Aber zurück zum Radfahren. Lange, übersichtliche Straßengeraden durchziehen die Osthälfte im Norden und in der Mitte. Besonders im Norden kommt nur selten ein Auto. Man rollt vor sich hin, lässt die Gedanken reisen, macht einen guten Schnitt, sieht rechts alte Windmühlen, weiße Kuhreiher und die dazugehörigen Kühe, Zuckerrohr, Buschwälder. Links ein paar flache Häuser und Hütten, herausgeputzte Blumengärten, Ziegen wie Hunde angeleint in den Vorgärten, hellblau uniform gekleidete Schulkinder, die auf den Bus warten. Und oben die Sonne, fast senkrecht – Lichtschutzfaktor-20-Zeit. Schatten gibt es selten, mit dem Regen ist das nicht ganz so. Ob morgens, mittags oder abends, fast jeden Tag bekommt man irgendwo einen meist leichten Guss ab. Kalt wurde es uns trotzdem nie und wir kamen immer trocken, wenn man mal den Schweiß ausklammert, wieder in unserem Haus an. Auch abends bleibt es mild, oder anders gesagt, man kann locker ohne Bettdecke schlafen. Nicht aber ohne Moskitonetz, was wir in einer leidvollen ersten Nacht an eigener Haut erfahren durften. Aber auch wenn gestochen wird, so ist das nur nervig, nicht jedoch gefährlich, denn Guadeloupe ist frei von Malaria.

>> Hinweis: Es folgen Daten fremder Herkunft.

@@ -140,13 +154,19 @@
         pre_lc[ii] = lc;
         pre_part[ii] = (sp ^ (((lr >> 2) & 1) << 1)) * 4;
     }
-    auto raw_offsets = [&](int g0, int ty0, unsigned (&off)[D_PPW]) {
-        const int gimg = ctab ? w2_div(g0, geo.dTW) : 0;
-        const int plo = ctab ? 2 * TW * gimg : 0, phi = ctab ? plo + (RAGGED ? min(W, geo.wtab[gimg] >> geo.wsh) : W) : 2 * NG;
+    auto raw_offsets = [&](int g0, int bw, int ty0, unsigned (&off)[D_PPW]) {
+        int sB, gB, nB;
+        guest_geo(g0, bw, sB, gB, nB);
+        const int gimg = ctab ? w2_div(g0, geo.dTW) : 0, gimgB = ctab ? w2_div(gB, geo.dTW) : 0;
+        const int ploA = ctab ? 2 * TW * gimg : 0, phiA = ctab ? ploA + (RAGGED ? min(W, geo.wtab[gimg] >> geo.wsh) : W) : 2 * NG;
+        const int ploB = 2 * TW * gimgB, phiB = ploB + W;
+        const int cA = 2 * g0 - 1, cB = 2 * (gB - sB) - 1, lcB = 2 * sB;
 #pragma unroll
         for (int ii = 0; ii < D_PPW; ++ii) {
             const int gy = 2 * ty0 - 1 + pre_lr[ii];
-            const int P = 2 * g0 - 1 + pre_lc[ii];
+            const bool inB = pre_lc[ii] >= lcB;
+            const int plo = inB ? ploB : ploA, phi = inB ? phiB : phiA;
+            const int P = (inB ? cB : cA) + pre_lc[ii];
             const int Pc = min(max(P, 0), 2 * NG - 1);
             const int bb = w2_div(Pc, geo.d2TW), px = Pc - bb * 2 * TW;
             const bool ok = gy >= 0 && gy < H && P >= plo && P < phi && px < W;
@@ -163,13 +183,13 @@
             }
         }
     };
-    int ig0, ity0, ich, is_;
+    int ig0, ina, ibw, ity0, ich, is_;
     unsigned roff[D_PPW];
     int roff_task = -1;
     auto issue_chunk = [&](int q) {
         if (q >= nsteps) return;
         const int lt = q / NCH, c = q - lt * NCH;
-        if (lt != roff_task) { task_geo(lt, ig0, ity0, ich, is_); raw_offsets(ig0, ity0, roff); roff_task = lt; }
+        if (lt != roff_task) { task_geo(lt, ig0, ina, ibw, ity0, ich, is_); raw_offsets(ig0, ibw, ity0, roff); roff_task = lt; }
         raw_issue(roff, c, q % W2_NRAW);
     };
     int nst = 0;
@@ -208,9 +228,9 @@
             if (s < nsteps) {
                 if (!IDLE_DMA && !(DBG & 2)) issue_chunk(s + 2);
                 fine(s, 1);
-                if (s % NCH == 0) {
-                    int cg0, cty0, cch, cs;
-                    task_geo(s / NCH, cg0, cty0, cch, cs);
+                if (s % NCH == 0 && !ctab) {
+                    int cg0, cna, cbw, cty0, cch, cs;
+                    task_geo(s / NCH, cg0, cna, cbw, cty0, cch, cs);
                     const int t0 = cg0 - w2_div(cg0, geo.dTW) * TW;
                     edge = !ctab && (t0 == 0 || t0 + 3 >= TW - 1);
                     const int txx = (t0 + ttx) - w2_div(t0 + ttx, geo.dTW) * TW;
@@ -301,8 +321,8 @@
         for (int p = 0; p < NPW; ++p)
             q[p] = *reinterpret_cast<const uint4*>(wbase + ((size_t)(p * G + gidx) * (COUT * 2) + (size_t)chh * 128) * 16 + wlane);
     };
-    int g0, ty0, ch, s_idx;
-    task_geo(0, g0, ty0, ch, s_idx);
+    int g0, na, bw, ty0, ch, s_idx;
+    task_geo(0, g0, na, bw, ty0, ch, s_idx);
 #pragma unroll
     for (int j = 0; j < 4; ++j) load_w(4 * mi + j, ch, wq[j]);
     f32x16 acc[4];
@@ -320,8 +340,8 @@
     w2_barrier();
 #pragma unroll 1
     for (int lt = 0; lt < ntask; ++lt) {
-        int g0n = g0, ty0n = ty0, chn = ch, sn = s_idx;
-        if (lt + 1 < ntask) task_geo(lt + 1, g0n, ty0n, chn, sn);
+        int g0n = g0, nan_ = na, bwn = bw, ty0n = ty0, chn = ch, sn = s_idx;
+        if (lt + 1 < ntask) task_geo(lt + 1, g0n, nan_, bwn, ty0n, chn, sn);
 #pragma unroll 1
         for (int c = 0; c < NCH; ++c) {
             stamp();
@@ -408,10 +428,14 @@
                 constexpr float DESC = H3_LO_INV;
                 if (OUT_MODE <= 1) { sc_ = scale[co] * DESC; sh_ = shift[co]; }
                 {
-                    const int gc = g0 + mi;
+                    int sB, gB, nB;
+                    guest_geo(g0, bw, sB, gB, nB);
+                    const bool inB = mi >= sB;
+                    const int sfirst = inB ? gB : g0, sk = inB ? mi - sB : mi, scnt = inB ? nB : na;
+                    const int gc = sfirst + sk, img0 = w2_div(sfirst, geo.dTW);
                     const int img = w2_div(gc, geo.dTW), tx = gc - img * TW;
-                    const bool tvalid = gc < (ctab ? (w2_div(g0, geo.dTW) + 1) * TW : NG);
-                    const int wpi = RAGGED ? min(geo.Wp, geo.wtab[w2_div(g0, geo.dTW)] >> (geo.wsh + 1)) : geo.Wp;
+                    const bool tvalid = sk < scnt && gc < (ctab ? (img0 + 1) * TW : NG);
+                    const int wpi = RAGGED ? min(geo.Wp, geo.wtab[img0] >> (geo.wsh + 1)) : geo.Wp;
                     if (OUT_MODE <= 1) {
                         float pooled[4];
 #pragma unroll
@@ -466,7 +490,7 @@
                 }
             }
         }
-        g0 = g0n; ty0 = ty0n; ch = chn; s_idx = sn;
+        g0 = g0n; na = nan_; bw = bwn; ty0 = ty0n; ch = chn; s_idx = sn;
 #pragma unroll
         for (int j = 0; j < 4; ++j)
 #pragma unroll
diff --git a/speech-intent-recognizer_amd/csrc/model_infer.hip b/speech-intent-recognizer_amd/csrc/model_infer.hip
--- a/speech-intent-recognizer_amd/csrc/model_infer.hip
+++ b/speech-intent-recognizer_amd/csrc/model_infer.hip
@@ -38,8 +38,10 @@
 PadTabs pad_tabs(const Dims& d) {
     PadTabs t;
     const size_t n = (size_t)d.B + 1;
-    t.e0 = 0; t.d1 = d.B; t.d3 = t.d1 + n; t.tab2 = t.d3 + n; t.tab3 = t.tab2 + 1 + n * d.k2max; t.rows = t.tab3 + 1 + n * d.k3max;
-    t.count = t.rows + 1 + n * d.S;
+    t.e0 = 0; t.d1 = d.B; t.d3 = t.d1 + n; t.rows = t.d3 + n + 1 + n * d.k2max + 1 + n * d.k3max;
+    t.tab2 = t.rows + 1 + n * d.S; t.tab2 += t.tab2 & 1;
+    t.tab3 = t.tab2 + 2 + 2 * n * d.k2max;
+    t.count = t.tab3 + 2 + 2 * n * d.k3max;
     return t;
 }
 
@@ -90,32 +92,99 @@
     if (threadIdx.x == 0) e0[blockIdx.x] = max(max(wl[0], wl[1]), max(wl[2], wl[3])) + 1;
 }
 
-template <typename Need>
+__device__ __forceinline__ int pk_cap(int r) { const int l = r & 3; return l == 1 ? 2 : l == 2 ? 1 : 0; }
+__device__ __forceinline__ int pk_take(int c, int g, int cn) { return g <= c ? min(pk_cap(c - g), cn) : 0; }
+constexpr int PK_ID = 0 | 1 << 2 | 2 << 4;
+__device__ __forceinline__ int pk_fn(int c, int cn) { return pk_take(c, 0, cn) | pk_take(c, 1, cn) << 2 | pk_take(c, 2, cn) << 4; }
+__device__ __forceinline__ int pk_then(int f, int g) {
+    int r = 0;
+#pragma unroll
+    for (int x = 0; x < 3; ++x) r |= ((g >> (2 * ((f >> (2 * x)) & 3))) & 3) << (2 * x);
+    return r;
+}
+__device__ __forceinline__ void pk_emit(int* __restrict__ tab, int o, int base, int g, int r, int gB, int nB) {
+    const int k = (r + 3) >> 2;
+    for (int t = 0; t < k; ++t) {
+        reinterpret_cast<int2*>(tab)[1 + o + t] = make_int2((base + g + 4 * t) << 2 | (min(4, r - 4 * t) - 1),
+                                                            t == k - 1 && nB > 0 ? gB << 2 | (2 - nB) << 1 | (nB - 1) : -1);
+    }
+}
+
+template <bool PACK, typename Need>
 __device__ __forceinline__ void pad_tables_emit(const Dims& d, int nu, Need need, int* __restrict__ d1o, int* __restrict__ d3o,
                                                 int* __restrict__ tab2, int* __restrict__ tab3, int* __restrict__ prow) {
     const int tid = threadIdx.x;
     const int per = (nu + 1023) / 1024, u0 = min(nu, tid * per), u1 = min(nu, u0 + per);
-    int s2 = 0, s3 = 0, sr = 0, c1, c3, k2, k3;
-    for (int u = u0; u < u1; ++u) { need(u, c1, c3, k2, k3); s2 += k2; s3 += k3; sr += c3; }
-    __shared__ int p2[1024], p3[1024], pr[1024];
-    p2[tid] = s2; p3[tid] = s3; pr[tid] = sr;
-    __syncthreads();
-    for (int o = 1; o < 1024; o <<= 1) {
-        const int a2 = tid >= o ? p2[tid - o] : 0, a3 = tid >= o ? p3[tid - o] : 0, ar = tid >= o ? pr[tid - o] : 0;
+    const int nr = PACK ? nu - 1 : nu;
+    __shared__ int wt[3][16];
+    auto scan = [&](auto op, int id, int& a, int& b, int& c, int& ta, int& tb, int& tc) {
+        const int ln = tid & 63, wv = tid >> 6;
+#pragma unroll
+        for (int o = 1; o < 64; o <<= 1) {
+            const int xa = __shfl_up(a, o), xb = __shfl_up(b, o), xc = __shfl_up(c, o);
+            if (ln >= o) { a = op(xa, a); b = op(xb, b); c = op(xc, c); }
+        }
         __syncthreads();
-        p2[tid] += a2; p3[tid] += a3; pr[tid] += ar;
+        if (ln == 63) { wt[0][wv] = a; wt[1][wv] = b; wt[2][wv] = c; }
         __syncthreads();
-    }
-    int o2 = p2[tid] - s2, o3 = p3[tid] - s3, orw = pr[tid] - sr;
-    for (int u = u0; u < u1; ++u) {
-        need(u, c1, c3, k2, k3);
-        d1o[u] = c1; d3o[u] = c3;
-        for (int k = 0; k < k2; ++k) tab2[1 + o2 + k] = u * d.tw2 + 4 * k;
-        for (int k = 0; k < k3; ++k) tab3[1 + o3 + k] = u * d.tw3 + 4 * k;
-        for (int s = 0; s < c3; ++s) prow[1 + orw + s] = u * d.S + s;
-        o2 += k2; o3 += k3; orw += c3;
-    }
-    if (tid == 1023) { tab2[0] = p2[1023]; tab3[0] = p3[1023]; prow[0] = pr[1023]; }
+        int pa = id, pb = id, pc = id;
+        ta = id; tb = id; tc = id;
+        for (int w = 0; w < 16; ++w) {
+            const int va = wt[0][w], vb = wt[1][w], vc = wt[2][w];
+            if (w < wv) { pa = op(pa, va); pb = op(pb, vb); pc = op(pc, vc); }
+            ta = op(ta, va); tb = op(tb, vb); tc = op(tc, vc);
+        }
+        const int xa = __shfl_up(a, 1), xb = __shfl_up(b, 1), xc = __shfl_up(c, 1);
+        a = ln ? op(pa, xa) : pa; b = ln ? op(pb, xb) : pb; c = ln ? op(pc, xc) : pc;
+    };
+    auto add = [](int a, int b) { return a + b; };
+    int c1, c2, c3, n1, n2, n3;
+    int q2_0 = 0, q3_0 = 0, orw0 = 0, cap2, cap3, nrow;
+    for (int u = u0; u < u1; ++u) { need(u, c1, c2, c3); orw0 += c3; if (PACK && u < nr) { q2_0 += pk_cap(c2); q3_0 += pk_cap(c3); } }
+    scan(add, 0, q2_0, q3_0, orw0, cap2, cap3, nrow);
+    int t2 = 0, t3 = 0, gt2 = 0, gt3 = 0;
+    if (PACK) { need(nr, c1, t2, t3); gt2 = min(t2, cap2); gt3 = min(t3, cap3); }
+    int g2 = 0, g3 = 0;
+    if (PACK) {
+        int f2 = PK_ID, f3 = PK_ID, fx = PK_ID, q2 = q2_0, q3 = q3_0, x2, x3, xx;
+        for (int u = u0; u < min(u1, nr); ++u) {
+            need(u, c1, c2, c3);
+            n2 = n3 = 0;
+            if (u + 1 < nr) need(u + 1, n1, n2, n3);
+            f2 = pk_then(f2, q2 < t2 ? 0 : pk_fn(c2, n2)); f3 = pk_then(f3, q3 < t3 ? 0 : pk_fn(c3, n3));
+            q2 += pk_cap(c2); q3 += pk_cap(c3);
+        }
+        scan([](int a, int b) { return pk_then(a, b); }, PK_ID, f2, f3, fx, x2, x3, xx);
+        g2 = f2 & 3; g3 = f3 & 3;
+    }
+    auto walk = [&](bool emit, int& o2, int& o3, int orw) {
+        int q2 = q2_0, q3 = q3_0, h2 = g2, h3 = g3;
+        for (int u = u0; u < u1; ++u) {
+            need(u, c1, c2, c3);
+            int b2 = 0, b3 = 0, m2 = 0, m3 = 0, x2 = 0, x3 = 0;
+            if (PACK && u < nr) {
+                n2 = n3 = 0;
+                if (u + 1 < nr) need(u + 1, n1, n2, n3);
+                if (q2 < t2) { b2 = nr * d.tw2 + q2; m2 = min(pk_cap(c2), t2 - q2); } else { b2 = (u + 1) * d.tw2; m2 = x2 = pk_take(c2, h2, n2); }
+                if (q3 < t3) { b3 = nr * d.tw3 + q3; m3 = min(pk_cap(c3), t3 - q3); } else { b3 = (u + 1) * d.tw3; m3 = x3 = pk_take(c3, h3, n3); }
+                q2 += pk_cap(c2); q3 += pk_cap(c3);
+            } else if (PACK) { h2 = gt2; h3 = gt3; }
+            const int r2 = c2 - h2, r3 = c3 - h3;
+            if (emit) {
+                d1o[u] = c1; d3o[u] = c3;
+                pk_emit(tab2, o2, u * d.tw2, h2, r2, b2, m2);
+                pk_emit(tab3, o3, u * d.tw3, h3, r3, b3, m3);
+                for (int s = 0; s < c3; ++s) prow[1 + orw + s] = u * d.S + s;
+            }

Ananas, Bananen, Papaya, Croissants, Cornflakes, Rohrzucker, Fruchtsäfte – das war unser morgendlicher Treibstoff für den Tag. Dann mittags ein Baguette oder Kuchen in einem Café, abends die leider nicht ganz billige kreolisch, karibische Küche (Fisch, Fisch, Fisch, Curry, Pfeffer, Kokos, Maniok, Süßkartoffeln...). Oder man kocht sich selbst: Die vielen kleinen Supermärkte bieten alle Radfahrer-relevanten Nahrungsmittel (Nudeln, Reis...). Fisch und Gemüse gibt es überall. Und auch für die Rennräder ist gesorgt, denn in den Regionalzentren der Insel gibt es gut ausgestattete Radsportgeschäfte. Einmal hatte mein Kollege an einer 20 Prozent Rampe einen Kettenriss. Wir waren 40 Kilometer von unserem Haus weg und gut 15 Kilometer vom nächsten größeren Ort. Es war Mittag, die Sonne bohrte sich in unsere Haut wie Seeigelstacheln. Tretroller fahren bis nach Hause? Wir hatten gerade zu jammern angefangen, als ein Einheimischer mit seinem Auto anhielt. Er sah das Problem und sagte gleich, er kenne jemand hier, der das reparieren könne. Wir waren skeptisch – Fahrradketten gehören zu den sensibleren Geschöpfen. Er nahm meinen Kollegen samt Fahrrad mit zum nächsten Dorf. Leider war der Gesuchte nicht da. „Oh, pas de problem!“ – kein Problem, macht nichts, sagte unser Helfer, probieren wir es beim Nachbarn. Zehn Minuten später war die Kette fachmännisch repariert. Der Nachbar, ein Traktormechaniker, hatte kurz kritisch auf die Kette geblickt, und dann, so als ob er den ganzen Tag nichts anderes machen würde als Dura Ace Hyperglide® Rennradketten zusammenzuflicken, ruck zuck ein Glied ausgewechselt, fixiert, den Kettenlauf geprüft – fertig. Wir fragten, was es kosten würde, er schüttelte nur schon wieder anderweitig beschäftigt den Kopf und sagte „bonne route!“ – gute Fahrt.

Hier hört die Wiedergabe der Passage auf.